The passing of time following a significant loss, which could be the death of a cherished one should progressively make the loss acceptable. Such loss engenders feelings of numbness, sadness, pain, and anger in some cases. The intensity of these emotions should normally decrease with the passage of time. In some cases, grief gets worse over time or doesn't get better. Such are cases of complicated grief. If the pain of your loss is constant and severe, and keeps you from moving on with your life, you are definitely suffering from complicated grief. Complicated Grief Disorder (CGD) is one in which a person is significantly and functionally impaired by prolonged grief symptoms for at least a month after six months of bereavement.You practically become imprisoned in a state of intense mourning. The main symptoms of complicated grief are:

  • Loss of hope in life, identity, feeling that life holds no purpose or meaning
  • Thinking or imagining that your loved one is alive
  • Difficulty accepting the death of the loved person
  • Total focus on your loved one's death
  • Intense pain and sorrow over your loss
  • Prime focus on reminders of the loved person or extreme avoidance of such reminders
  • Continuously feeling life isn't worth living without the person you lost
  • Continuously wishing you had died with the person you lost
  • Continuous longing and yearning for the deceased
  • Continuous disbelief in the death of the loved one
  • Having trouble carrying out day-to-day routines
  • Feelings of extreme anger or bitterness over your loss
Females and those with histories of important losses are more liable to complicated grief.
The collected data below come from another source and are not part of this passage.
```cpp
template <int CODE, int WV, bool CONV, bool QUEUE, bool TOP, int IT, bool ALPHA, bool STATS = false, bool SHORT = false, bool LONG = true>
__device__ __forceinline__ void wu_run(const LadderArgs &a, typename WuVec<WV>::type &st, WuCtx &cx, const WuEnv &ev)
{
    static_assert(!QUEUE || CONV, "the work queue serves the runs that stop by the criterion");
    static_assert(!ALPHA || CODE != kCodeToric, "the alpha rule: xzzx / rotated codes");
    static_assert(!STATS || (!CONV && WV <= 16), "the statistics kernels: fixed-length runs of up to 16 state words");
    static_assert(!SHORT || (CONV && QUEUE && ALPHA && !STATS), "the shortest-chain kernels: the alpha rule's queue kernels");
    [[maybe_unused]] uint32_t swapc = 0, nsum = 0;
    const int L = a.L;
    wu_lds_ptr const lml = (wu_lds_ptr)(uintptr_t)(ev.lds0 + ev.lml_off);
    const uint32_t lds0 = ev.lds0, slot = ev.slot, grp = ev.grp;
    const int lane = ev.lane;
    constexpr bool top = TOP;
    constexpr bool LEAN = !CONV && !ALPHA && WV <= 16;
    constexpr bool FRAME = TOP && wu_frame_steps(WV, CONV, ALPHA, IT) != 0;
    constexpr uint32_t FW = (uint32_t)WV + 1u;
    const uint32_t G = a.n_gen;
    const uint32_t m55 = 0x55555555u;
    uint32_t n4 = cx.n4, cls = cx.cls, flag = cx.flag;
    [[maybe_unused]] uint32_t nef = cx.nef;
    [[maybe_unused]] float lxyf = 0.0f, lzf = 0.0f;
    if constexpr (ALPHA) { lxyf = a.bias_l2f[ev.slot][0]; lzf = a.bias_l2f[ev.slot][1]; }
    [[maybe_unused]] const uint32_t cht_base = ev.lds0 + ev.cht_off;
    uint32_t syn = a.first_syndrome + ev.lad;
    [[maybe_unused]] uint32_t t0 = 0;
    [[maybe_unused]] uint32_t tops0 = cx.tops0, samples = 0;
    const wu_const_ptr desc = (wu_const_ptr)a.wu_desc;
    const uint32_t iters = IT ? (uint32_t)IT : a.iters;
    const uint32_t nch = (iters + 9u) / 10u, nc4 = (iters + 3u) / 4u;
    const uint32_t S = 128u / iters;
    const uint32_t thr16 = (uint32_t)((a.thr_logical + 65535u) >> 16);
    const uint32_t thr_base = lds0 + ev.thr_off;
    uint32_t nbias = 0u - (thr_base + 16u);
    asm volatile("" : "+s"(nbias));
    uint32_t pk = 0;
    [[maybe_unused]] uint32_t pa0 = 0, pa1 = 0, pb0 = 0, pb1 = 0;
    [[maybe_unused]] uint32_t pf_a = 0, pf_b = 0, pf_c = 0, pf_l = 0;
    uint32_t ws = (uint32_t)(a.step0 % S);
    uint64_t wi = a.step0 / S;
    auto refresh = [&]() {
        const u32x4 b = wu_philox(wi * 64u + (uint64_t)lane, kSubWuPick, grp, kWuPickStream + slot, a.seed_lo, a.seed_hi);
        if constexpr (FRAME) {
            constexpr uint32_t FS = (uint32_t)wu_frame_steps(WV, CONV, ALPHA, IT);
            wu_lds_rw const frm = (wu_lds_rw)(uintptr_t)(lds0 + ev.frm_off);
#pragma unroll
            for (uint32_t i = 0; i < (FS * FW + 63u) / 64u; ++i) {
                const uint32_t at = i * 64u + (uint32_t)lane;
                if (at < FS * FW) frm[at] = 0u;
            }
            __builtin_amdgcn_fence(__ATOMIC_ACQ_REL, "wavefront");
            if ((uint32_t)lane < FS * (uint32_t)IT / 2u) {
                wu_lds_rw const row = frm + ((uint32_t)lane / ((uint32_t)IT / 2u)) * FW;
                auto desc_word = [&](uint32_t g, int i) { return a.wu_desc[(size_t)g * (CODE == kCodeToric ? 8u : 16u) + (uint32_t)i]; };
                auto lml_word = [&](uint32_t kind, uint32_t pos, int w) { return lml[(kind * (uint32_t)(L + 1) + pos) * (uint32_t)WV + (uint32_t)w]; };
                auto xor_word = [&](uint32_t w, uint32_t v) { __hip_atomic_fetch_xor(row + w, v, __ATOMIC_RELAXED, __HIP_MEMORY_SCOPE_WORKGROUP); };
                wu_frame_add<CODE, WV>(b.x, b.y, thr16, G, L, desc_word, lml_word, xor_word);
                wu_frame_add<CODE, WV>(b.z, b.w, thr16, G, L, desc_word, lml_word, xor_word);
            }
            __builtin_amdgcn_fence(__ATOMIC_ACQ_REL, "wavefront");
        } else {
        const uint32_t g0 = scale_u32(b.y, G), g1 = scale_u32(b.w, G);
        pk = CODE == kCodeToric ? (g0 << 5) | (g1 << 21) : (g0 << 6) | (g1 << 22);
        if (top) { pa0 = b.x; pb0 = b.y; pa1 = b.z; pb1 = b.w; }
        }
    };
    refresh();
    constexpr bool AHEAD = LEAN && !TOP && IT == 10;
    [[maybe_unused]] u32x4 abn{0, 0, 0, 0};
    if constexpr (AHEAD) abn = wu_philox(a.step0, kSubWuAcc, syn, slot, a.seed_lo, a.seed_hi);

    for (uint64_t t = 0; QUEUE || t < a.nsteps + (CONV ? 1u : 0u); ++t) {
        if constexpr (wu_prio_family(WV, ALPHA)) wu_step_priority((uint32_t)t);
        const uint64_t T = QUEUE ? (uint64_t)((uint32_t)t - t0) : a.step0 + t;
        [[maybe_unused]] uint32_t maskv = 0, cdelta = 0;
        const uint32_t pbase = ws * iters;
        [[maybe_unused]] WuAl al{0u, 0u, 0u};
        if constexpr (ALPHA && !top) al.Nb = wu_counts_packed<WV>(st, m55, a.W);
        if constexpr (FRAME) {
            const uint32_t fv = ((wu_lds_ptr)(uintptr_t)(lds0 + ev.frm_off))[ws * FW + (uint32_t)(lane < WV ? lane : WV)];
            maskv = fv;
            cdelta = (uint32_t)__builtin_amdgcn_readlane((int)fv, WV);
        } else
        for (uint32_t c = 0; c < nch; ++c) {
            [[maybe_unused]] u32x4 ab{0, 0, 0, 0};
            if constexpr (AHEAD) ab = abn;
            else if (!top) ab = wu_philox(T * nch + c, kSubWuAcc, syn, slot, a.seed_lo, a.seed_hi);
            uint32_t left = iters - c * 10u;
            if constexpr (IT == 0) asm volatile("" : "+s"(left));
#pragma unroll
            for (int f = 0; f < 10; ++f) {
                if constexpr (IT == 0) { if ((uint32_t)f >= left) continue; }
                const uint32_t P = pbase + c * 10u + (uint32_t)f;
                if constexpr (!top && IT == 10) { if (f & 1) continue; }
                const uint32_t r = (uint32_t)__builtin_amdgcn_readlane((int)pk, IT == 10 ? (int)((pbase >> 1) + ((c * 10u + (uint32_t)f) >> 1)) : (int)(P >> 1));
                const uint32_t off = (P & 1u) ? r >> 16 : r & 0xFFFFu;
                typedef const char __attribute__((address_space(4))) *wu_const_bytes;
                const wu_const_ptr e = (wu_const_ptr)((wu_const_bytes)desc + off);
                if constexpr (top) {
                    const uint32_t A = (uint32_t)__builtin_amdgcn_readlane((int)((P & 1u) ? pa1 : pa0), (int)(P >> 1));
#define QECMC_WU_LOGICAL()                                                                                                       \
                        const uint32_t B = (uint32_t)__builtin_amdgcn_readlane((int)((P & 1u) ? pb1 : pb0), (int)(P >> 1)); \
                        const int LW = (L + 1) * WV; \
                        cdelta ^= wu_logical<CODE>(A, B, L, [&](uint32_t kind, uint32_t pos) { maskv ^= lml[kind * LW + pos * WV + lane]; });
                    if constexpr (WV == 32) {
                        const bool logical = thr16 != 0 && (A >> 16) < thr16;
                        if (logical) { QECMC_WU_LOGICAL() }
                        if constexpr (CODE == kCodeToric) {
                            const wu_desc8 d = *(wu_const_desc8)e;
                            wu_xor_cell<WV>(st, d[0], d[1], d[2], logical ? 0u : d[3], logical ? 0u : d[4], logical ? 0u : d[5]);
                        } else {
                        const uint32_t d0 = e[0], d1 = e[1], d2 = e[2], d3 = e[3];
                        const uint32_t x0 = logical ? 0u : e[4], x1 = logical ? 0u : e[5], x2 = logical ? 0u : e[6], x3 = logical ? 0u : e[7];
                        wu_xor<WV>(st, d0, d1, d2, d3, x0, x1, x2, x3);
                        }
                    } else {
                        if (thr16 != 0 && (A >> 16) < thr16) {
                            QECMC_WU_LOGICAL()
                        } else if constexpr (CODE == kCodeToric) {
                            const wu_desc8 d = *(wu_const_desc8)e;
                            wu_xor_cell<WV>(st, d[0], d[1], d[2], d[3], d[4], d[5]);
                        } else {
                            const uint32_t d0 = e[0], d1 = e[1], d2 = e[2], d3 = e[3], x0 = e[4], x1 = e[5], x2 = e[6], x3 = e[7];
// ... 43 lines not shown
                        const uint32_t d0 = e[0], d1 = e[1], d2 = e[2], d3 = e[3], x0 = e[4], x1 = e[5], x2 = e[6], x3 = e[7];
                        const uint32_t am = e[11], tlo = e[12], thi = e[13], om = e[14], coff = e[15];
                        wu_propose_alpha<CODE, WV>(a, st, al, wu_field(ab, f), cht_base + coff, lxyf, lzf, d0, d1, d2, d3, x0, x1, x2, x3, tlo, thi, om, am,
                                                   T * nc4 + (j >> 2), j & 3u, syn, slot, m55);
                    } else if constexpr (CODE == kCodeToric) {
                        const wu_desc8 d = *(wu_const_desc8)e;
                        wu_propose<CODE, WV>(st, n4, wu_field(ab, f), thr_base, nbias, d[0], 0u, d[1], d[2], d[3], 0u, d[4], d[5], d[6], 0u, 0u, 0u,
                                             T * nc4 + (j >> 2), j & 3u, syn, slot, a.seed_lo, a.seed_hi);
                    } else {
                        const uint32_t d0 = e[0], d1 = e[1], d2 = e[2], d3 = e[3], x0 = e[4], x1 = e[5], x2 = e[6], x3 = e[7], tlo = e[8];
                        const uint32_t thi = e[9], om = e[10], am = e[11];
                        wu_propose<CODE, WV>(st, n4, wu_field(ab, f), thr_base, nbias, d0, d1, d2, d3, x0, x1, x2, x3, tlo, thi, om, am,
                                             T * nc4 + (j >> 2), j & 3u, syn, slot, a.seed_lo, a.seed_hi);
                    }
                }
            }
        }
        if (top) {
            cls ^= cdelta;
            n4 = 0;
            [[maybe_unused]] uint32_t tx = 0, tz = 0, txy = 0;
#define QECMC_WU_FLUSH(w)                                                                                    \
            if constexpr (w < WV) {                                                                          \
                wu_xor_s<WV, w>(st, (uint32_t)__builtin_amdgcn_readlane((int)maskv, w));                     \
                if constexpr (ALPHA) wu_count3<WV, w>(st, tx, tz, txy, m55);                                 \
                else wu_count<WV, w>(st, n4, m55);                                                           \
            }
            WU_EACH(QECMC_WU_FLUSH)
#undef QECMC_WU_FLUSH
            if constexpr (ALPHA) { n4 = tz + txy; nef = tz | (txy << 16); }
            n4 <<= 2;
        } else if constexpr (ALPHA) {
            const wu_half2 D = __builtin_bit_cast(wu_half2, al.Dh);
            const uint32_t ez = (uint32_t)((int)((al.Nb >> 10) & 1023u) + (int)(float)D.y), exy = (uint32_t)((int)(al.Nb >> 20) + (int)(float)D.x);
            n4 = (ez + exy) << 2;
            if (al.any) nef = ez | (exy << 16);
        }
        if (++ws == S) { ws = 0; ++wi; refresh(); }

        if constexpr (LEAN) {
        int NCl = a.Nc, ncl = a.ncls;
        uint32_t slotl = ev.slot, lds0l = ev.lds0, once = a.wu_once;
        asm volatile("" : "+s"(NCl), "+s"(ncl), "+s"(slotl), "+s"(lds0l), "+s"(once));
        if constexpr (STATS || LONG) once = 0;
        const int NC = NCl;
        const uint32_t slot = slotl;
        const WuLds ol = wu_lds(NC, WV, ncl, 0, false, false);
        constexpr uint32_t xstride = (uint32_t)WV * 256u;
        const uint32_t xaddr = lds0l + (uint32_t)lane * 4u;
        wu_lds_rw const recl = (wu_lds_rw)(uintptr_t)(xaddr + (uint32_t)ol.rec * 4u), swdl = recl + NC * 64;
        const uint32_t tb0 = lds0l + (uint32_t)ol.swapT * 4u;
        const int swb = NC - 1 - (int)slot;
        constexpr bool TOPDRAWS = !LONG && wu_frame_steps(WV, CONV, ALPHA, IT) != 0;
        u32x4 sb{0, 0, 0, 0};
        [[maybe_unused]] u32x4 sb1{0, 0, 0, 0};
        [[maybe_unused]] bool duty = false;
        auto bound_block = [&](int blk, u32x4 &v) { wu_bound_block(a, v, tb0 + (uint32_t)(blk * 4) * (uint32_t)(kSwapFast * 4), blk * 4, NC - 1 - blk * 4); };
        if constexpr (TOPDRAWS && TOP) {
            sb = wu_philox(T, 0u, syn, kSwapStream, a.seed_lo, a.seed_hi);
            if (NC > 5) sb1 = wu_philox(T, 1u, syn, kSwapStream, a.seed_lo, a.seed_hi);
            bound_block(0, sb);
            if (NC > 5) bound_block(1, sb1);
        } else if constexpr (!TOPDRAWS) {
            duty = swb >= 0 && swb < 4 && swb * 4 < NC - 1;
            if (duty) {
                sb = wu_philox(T, (uint32_t)swb, syn, kSwapStream, a.seed_lo, a.seed_hi);
                bound_block(swb, sb);
            }
        }
        auto put_block = [&](int blk, const u32x4 &v) {
            wu_lds_rw p = swdl + (uint32_t)(blk * 4) * 64u;
            const int left = NC - 1 - blk * 4;
            p[0] = v.x;
            if (left > 1) p[64] = v.y;
            if (left > 2) p[128] = v.z;
            if (left > 3) p[192] = v.w;
        };
        __syncthreads();
        wu_put_all<WV>(st, xaddr + slot * xstride);
        recl[slot * 64u] = pack_info(n4 >> 2, slot, cls, flag);
        if constexpr (TOPDRAWS && TOP) {
            put_block(0, sb);
            if (NC > 5) put_block(1, sb1);
        } else if constexpr (!TOPDRAWS) {
            if (duty) put_block(swb, sb);
        }
        wu_ds_wait<WV>(st);
        __syncthreads();
        if constexpr (AHEAD) {
            abn = wu_philox(T + 1u, kSubWuAcc, syn, slot, a.seed_lo, a.seed_hi);
            asm volatile("" : "+v"(abn.x), "+v"(abn.y), "+v"(abn.z), "+v"(abn.w));
        }
        uint32_t mine;
        if (once) {
            if constexpr (TOP && !LONG) {
                wu_lds_rw const pr = recl + (NC - 8) * 64;
                wu_lds_ptr const px = swdl + (NC - 8) * 64;
                uint32_t r[8], s[7];
#pragma unroll
                for (int j = 0; j < 8; ++j) r[j] = pr[64 * (7 - j)];
#pragma unroll
                for (int j = 0; j < 7; ++j) s[j] = px[64 * (6 - j)];
                asm volatile("" : "+v"(r[0]), "+v"(r[1]), "+v"(r[2]), "+v"(r[3]), "+v"(r[4]), "+v"(r[5]), "+v"(r[6]), "+v"(r[7]),
                                  "+v"(s[0]), "+v"(s[1]), "+v"(s[2]), "+v"(s[3]), "+v"(s[4]), "+v"(s[5]), "+v"(s[6]));
#pragma unroll
                for (int j = 0; j < 7; ++j) s[j] += r[j + 1] & 0xFFFFu;
                uint32_t car = r[0], nc = car & 0xFFFFu;
#pragma unroll
                for (int j = 0; j < 7; ++j) {
                    if (j < NC - 1) {
                        const uint32_t lo = r[j + 1];
                        const bool flip = nc <= s[j];
                        pr[64 * (7 - j)] = flip ? lo : car;
                        car = flip ? car : lo;
                        nc = flip ? nc : lo & 0xFFFFu;
                    }
                }
                recl[0] = car;
            }
            __syncthreads();
            mine = recl[slot * 64u];
        } else {
            wu_lds_ptr pr = recl + (NC - 2) * 64, px = swdl + (NC - 2) * 64;
            uint32_t car = pr[64];
            for (int i = NC - 2; i >= (int)slot; --i) {
                const uint32_t lo = pr[0];
                car = wu_bound_flips(car, lo, px[0]) ? car : lo;
                pr -= 64; px -= 64;
            }
            mine = car;
            if (slot != 0) {
                const uint32_t lo = pr[0];
                if (wu_bound_flips(car, lo, px[0])) {
                    mine = lo;
                    if constexpr (STATS) swapc += 1u;
                }
            }
        }
        wu_take_all<WV>(st, xaddr + ((mine >> 16) & 0xFFu) * xstride);
        n4 = (mine & 0xFFFFu) << 2; cls = (mine >> 24) & 0x3Fu; flag = mine >> 31;
        if constexpr (STATS) nsum += mine & 0xFFFFu;
        if (top) flag = 1;
        if (slot == 0) {
            tops0 += (NC == 1) | flag;
            if (a.counts != nullptr && tops0 >= a.tops_burn) {
                wu_lds_rw const hist = (wu_lds_rw)(uintptr_t)(xaddr + (uint32_t)ol.hist * 4u);
                hist[(CODE == kCodeXzzx ? (cls ^ (cls >> 1)) : cls) * 64] += 1;
                samples++;
            }
            flag = 0;
        }
        } else {
        int NCl = a.Nc, nql = a.nq, ncl = a.ncls, Ll = a.L, Wl = a.W;
        uint32_t slotl = ev.slot, lds0l = ev.lds0;
        asm volatile("" : "+s"(NCl), "+s"(nql), "+s"(ncl), "+s"(Ll), "+s"(slotl), "+s"(lds0l), "+s"(Wl));
        const int NC = NCl, nq = nql, ncls = ncl;
        const uint32_t slot = slotl;
        const WuLds ol = wu_lds(NC, Wl, ncls, Ll, CONV, ALPHA, SHORT);
        wu_lds_rw const ldsl = (wu_lds_rw)(uintptr_t)lds0l;
        wu_lds_rw const rec = ldsl + ol.rec, swd = ldsl + ol.swd, hist = ldsl + ol.hist, swapT = ldsl + ol.swapT;
        volatile __attribute__((address_space(3))) uint32_t *const stopf = ldsl + ol.stop;
        [[maybe_unused]] wu_lds_rw const bk = ldsl + ol.bk + (uint32_t)lane, mail = ldsl + ol.mail, bot = ldsl + ol.bot, bot2 = ldsl + ol.bot2;
        [[maybe_unused]] wu_lds_drw const nefd = (wu_lds_drw)(ldsl + ol.nef) + (uint32_t)lane;
        [[maybe_unused]] wu_lds_dptr const lnbd = (wu_lds_dptr)(ldsl + ol.lnb);
        [[maybe_unused]] wu_lds_rw const skey = ldsl + ol.skey + (uint32_t)lane, sst = ldsl + ol.sst + (uint32_t)lane;
        const uint32_t xaddr = lds0l + (uint32_t)lane * 4u;
        constexpr bool PAD = WV == 32 || !CONV;
        const uint32_t xstride = (uint32_t)(WV == 32 ? kWuHalf : PAD ? WV : Wl) * 256u;
        const int swb = NC - 1 - (int)slot;
        u32x4 sb{0, 0, 0, 0};
        const bool duty = swb >= 0 && swb < 4 && swb * 4 < NC - 1;
        if (duty) sb = wu_philox(T, (uint32_t)swb, syn, kSwapStream, a.seed_lo, a.seed_hi);
        __syncthreads();
        {
            const uint32_t xo = xaddr + slot * xstride;
#define QECMC_WU_PUT(w) if constexpr (w < WV && w < kWuHalf) { if (WV == 32 || !CONV || w < wu_words_min(WV) || w < Wl) wu_ds_write<WV, w>(st, xo); }
#define QECMC_WU_PUT_HI(w) if constexpr (w < WV && w >= kWuHalf) wu_ds_write<WV, w, w - kWuHalf>(st, xo);
            WU_EACH(QECMC_WU_PUT)
            rec[slot * 64u + (uint32_t)lane] = pack_info(n4 >> 2, slot, cls, flag);
            if constexpr (ALPHA) nefd[slot * 64u] = alpha_neff(nef, a.alpha);
            if (duty) {
                wu_lds_rw p = swd + (uint32_t)(swb * 4) * 64u + (uint32_t)lane;
                const int left = NC - 1 - swb * 4;
                p[0] = sb.x;
                if (left > 1) p[64] = sb.y;
                if (left > 2) p[128] = sb.z;
                if (left > 3) p[192] = sb.w;
            }
        }
        wu_ds_wait<WV>(st);
        __syncthreads();
        if constexpr (CONV) { if (stopf[t & 1]) break; }
// ... 254 lines not shown
```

Such painful and long-lasting grief could also develop as a result of:
  • A child's death
  • The experience of an early pregnancy loss
  • Going through traumatic childhood with experiences such as neglect or abuse
  • Unexpected or violent death such as deaths from accidents, suicide or murder
  • Positive caregiving experience(s) and dependency o the deceased
  • A history of separation anxiety, a past history of depression or post-traumatic stress disorder (PTSD)
Complicated grief is a pertinent and critical condition. If you or anyone close to a deceased person experiences any of the aforementioned symptoms, seek professional mental healthcare. Treatment is necessary given that people with complicated grief are at risk of experiencing worse emotional illness and are at a higher risk of taking their own lives.